Augmentation des péages autoroutiers : non non, jurait Ségolène. C’est oui oui.

Ecrivain, musicienne, plasticienne
 

Madame Royal est ministre de l’Écologie. C’est une grande spécialiste des éoliennes, ces modernes girouettes : pareille à elles, elle tourne avec le vent.

En décembre dernier, quand s’annonçaient les frimas et que commençait à souffler la bise des augmentations – celles qui arrivent chaque année en janvier après la galette des rois et les soldes du blanc (électricité, gaz, SNCF, timbre, métro, etc.) –, Ségolène Royal nous l’avait juré craché par terre : pas question d’augmenter les tarifs autoroutiers comme le demandaient ces requins qui nous ponctionnent à chaque péage.

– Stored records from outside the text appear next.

__device__ __forceinline__ int rank_in(const int *roots, int nk, int L) {
  int lo = 0, hi = nk - 1;
  while (lo < hi) {
    const int mid = (lo + hi) >> 1;
    if (roots[mid] < L) lo = mid + 1; else hi = mid;
  }
  return (roots[lo] == L) ? lo : -1;
}

constexpr int GGU = 4;
__global__ __launch_bounds__(FT) void k_fit_gather(
    const double *__restrict__ px, const double *__restrict__ py,
    const double *__restrict__ pz, const int *__restrict__ label,
    const long long *__restrict__ seg_base, const int *__restrict__ seg_cnt,
    double *__restrict__ gsx, double *__restrict__ gsy, int *__restrict__ sroot,
    uint32_t *__restrict__ status, double *__restrict__ fit_ws, int cap_rows, int cap_big) {
  __shared__ int s_roots[GK];
  __shared__ int s_cnt[FW][GK];
  __shared__ int s_tot[GK], s_off[GK];
  __shared__ double s_red[FW];
  __shared__ int s_w[FW];
  __shared__ int s_q0, s_total;
  const int S_ = (int)(gridDim.x / 3u);
  const int cls = (int)(blockIdx.x / (unsigned)S_);
  const int s = (int)(blockIdx.x - (unsigned)cls * (unsigned)S_);
  const int n = seg_cnt[s];
  if (n == 0) return;
  if (cls != (n > 16384 ? 0 : (n > 8192 ? 1 : 2))) return;
  const long long base = seg_base[s];
  const int wave = threadIdx.x >> 6, lane = lane_id();
  const FitWs W = fit_ws_view(fit_ws, cap_rows, cap_big);

  const int R = (((n + FW - 1) / FW) + 63) & ~63;
  const int r0 = min(n, wave * R), r1 = min(n, r0 + R);
  double zm = -INFINITY;
  int mine = 0;
  for (int c = r0; c < r1; c += 64 * GGU) {
    int L[GGU];
    double zz[GGU];
#pragma unroll
    for (int u = 0; u < GGU; u++) {
      const int i = c + u * 64 + lane;
      L[u] = (i < r1) ? label[base + i] : -1;
      zz[u] = (i < r1) ? pz[base + i] : -INFINITY;
    }
#pragma unroll
    for (int u = 0; u < GGU; u++) {
      const int i = c + u * 64 + lane;
      mine += __popcll(__ballot(i < r1 && L[u] == i));
      zm = fmax(zm, zz[u]);
    }
  }
  zm = wave_max_d(zm);
  if (lane == 0) { s_red[wave] = zm; s_w[wave] = mine; }
  __syncthreads();
  double zmax = s_red[0];
  int nroots = 0, my_off = 0;
#pragma unroll
  for (int w = 0; w < FW; w++) {
    zmax = fmax(zmax, s_red[w]);
    my_off += (w < wave) ? s_w[w] : 0;
    nroots += s_w[w];
  }
  for (int c = r0; c < r1; c += 64 * GGU) {
    int L[GGU];
#pragma unroll
    for (int u = 0; u < GGU; u++) {
      const int i = c + u * 64 + lane;
      L[u] = (i < r1) ? label[base + i] : -1;
    }
#pragma unroll
    for (int u = 0; u < GGU; u++) {
      const int i = c + u * 64 + lane;
      const bool f = (i < r1) && (L[u] == i);
      const unsigned long long m = __ballot(f);
      if (f) sroot[base + my_off + __popcll(m & ((1ull << lane) - 1ull))] = i;
      my_off += __popcll(m);
    }
  }
  if (threadIdx.x == 0) s_q0 = atomicAdd(&W.counters[0], nroots);
  __syncthreads();
  const int q0 = s_q0;

  long long goff = 0;
// ... 48 lines not shown
      int keys[GGU];
      double xs[GGU], ys[GGU];
#pragma unroll
      for (int u = 0; u < GGU; u++) {
        const int i = c0 + u * 64 + lane;
        const int L = (i < r1) ? label[base + i] : -1;
        if (L == memo_L) keys[u] = memo_key;
        else if (L >= lo_root && L <= hi_root) { keys[u] = rank_in(s_roots, nk, L); memo_L = L; memo_key = keys[u]; }
        else keys[u] = -1;
      }
#pragma unroll
      for (int u = 0; u < GGU; u++) {
        const int i = c0 + u * 64 + lane;
        xs[u] = 0.0; ys[u] = 0.0;
        if (keys[u] >= 0) { xs[u] = px[base + i]; ys[u] = py[base + i]; }
      }
#pragma unroll
      for (int u = 0; u < GGU; u++) {
        if (c0 + u * 64 >= r1) break;
        const int key = keys[u];
        unsigned long long rem = __ballot(key >= 0);
        while (rem) {
          const int src = __ffsll((long long)rem) - 1;
          const int k = readlane_i(key, src);
          const unsigned long long m = __ballot(key == k);
          const int cur = s_cnt[wave][k];
          if (key == k) {
            const long long d = base + goff + s_off[k] + cur + __popcll(m & ((1ull << lane) - 1ull));
            gsx[d] = xs[u];
            gsy[d] = ys[u];
          }
          if (lane == src) s_cnt[wave][k] = cur + __popcll(m);
          rem &= ~m;
        }
      }
    }
    if (threadIdx.x < nk) {
      const int k = threadIdx.x, e = q0 + k0 + k;
      if (e < W.cap_q) {
        double *d = W.dsc + (size_t)8 * e;
        const int m = s_tot[k];
        d[0] = (double)s; d[1] = (double)(k0 + k); d[2] = (double)s_roots[k]; d[3] = (double)m;
        d[4] = (double)(base + goff + s_off[k]); d[5] = zmax; d[6] = -1.0; d[7] = 0.0;
        if (m > LDS_MEMBERS) {
          const int bi = atomicAdd(&W.counters[1], 1);
          if (bi < cap_big) { W.big_list[bi] = e; d[6] = (double)bi; }
        }
      } else {
        atomicOr(status, DFU3D_ST_ROW_OVERFLOW);
      }
    }
    __syncthreads();
    goff += s_total;
  }
}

Quand la ponction tombait encore dans l’escarcelle de l’État, on se faisait une raison. On se disait que, d’une certaine manière, cela sortait de notre poche pour y retourner. Naïf, d’accord, mais il faut bien garder quelques illusions si l’on ne veut pas être tenté par le suicide. Mais avec le coup de génie du poète Galouzeau de Villepin, l’État s’est débarrassé à vil prix des bijoux de famille au moment où ils commençaient à devenir rentables. Transfert de bénéfices, adieu le retour sur investissement. Une fois de plus, le contribuable s’est retrouvé cocu.

Alors on a bien voulu croire Ségolène quand elle a prétendu voler au secours de l’usager : non non, pas question d’autoriser l’augmentation des tarifs autoroutiers tant qu’elle serait ministre, ou alors il faudrait pour cela lui rouler sur le corps. On l’entend encore, crachant dans le micro à la sortie du Conseil des ministres : « C’est inadmissible. On ne leur [les sociétés autoroutières, NDLR] donnera pas cette autorisation, d’abord parce que le rapport de la Cour des comptes a mis en exergue le fait que les autoroutes ont déjà trop augmenté leurs tarifs par rapport aux droits qui étaient les leurs. Nous allons mettre en place des règles du jeu et je pense que c’est une provocation. Et cette provocation, bien évidemment, n’a pas lieu d’être. Je pense que c’est pour elles un rapport de force, mais là, l’État, au nom des Français et au nom du pouvoir d’achat des Français, va prendre ses responsabilités et va leur rappeler leurs droits et leurs devoirs. » Non mais, de quoi ? Des bretelles dans la soupe, des cheveux dans la salade ?

On allait voir de quel bois se chauffait Ségolène ! Il a même été question de résilier les contrats, voire de « renationaliser » les sociétés d’autoroutes. Et le contribuable benêt (je parle de moi) de se demander bêtement où notre État exsangue pourrait bien trouver les 40 à 50 milliards d’euros nécessaires à ce rétropédalage.

Et trois mois plus tard, que croyez-vous qu’il arriva ? C’est Ségolène qui céda.

On apprend, en effet, en ce lundi pascal que les tarifs autoroutiers vont bien augmenter dans les prochaines semaines. On avance le chiffre de 0,57 %, sans doute début juin, histoire d’en profiter pleinement pour les vacances d’été. Oui, mais il y aura des contreparties, nous assure-t-on : « Les sociétés d’autoroutes devraient s’engager sur un plan d’investissement de l’ordre de 3 milliards d’euros et 15.000 emplois temporaires. » Toujours méfiante, je note que si l’augmentation est ferme, les contreparties sont encore au conditionnel, et l’on sait ce que vaut ce temps si abondamment employé par nos élites. Quant aux emplois temporaires, on les imagine très bien : des emplois aidés de laveurs de pare-brises sans doute, et d’accortes jeunes filles en gilet fluo distribuant de la pub pour McDo aux péages… Bref, de quoi se préparer un brillant avenir de chômeur aidé.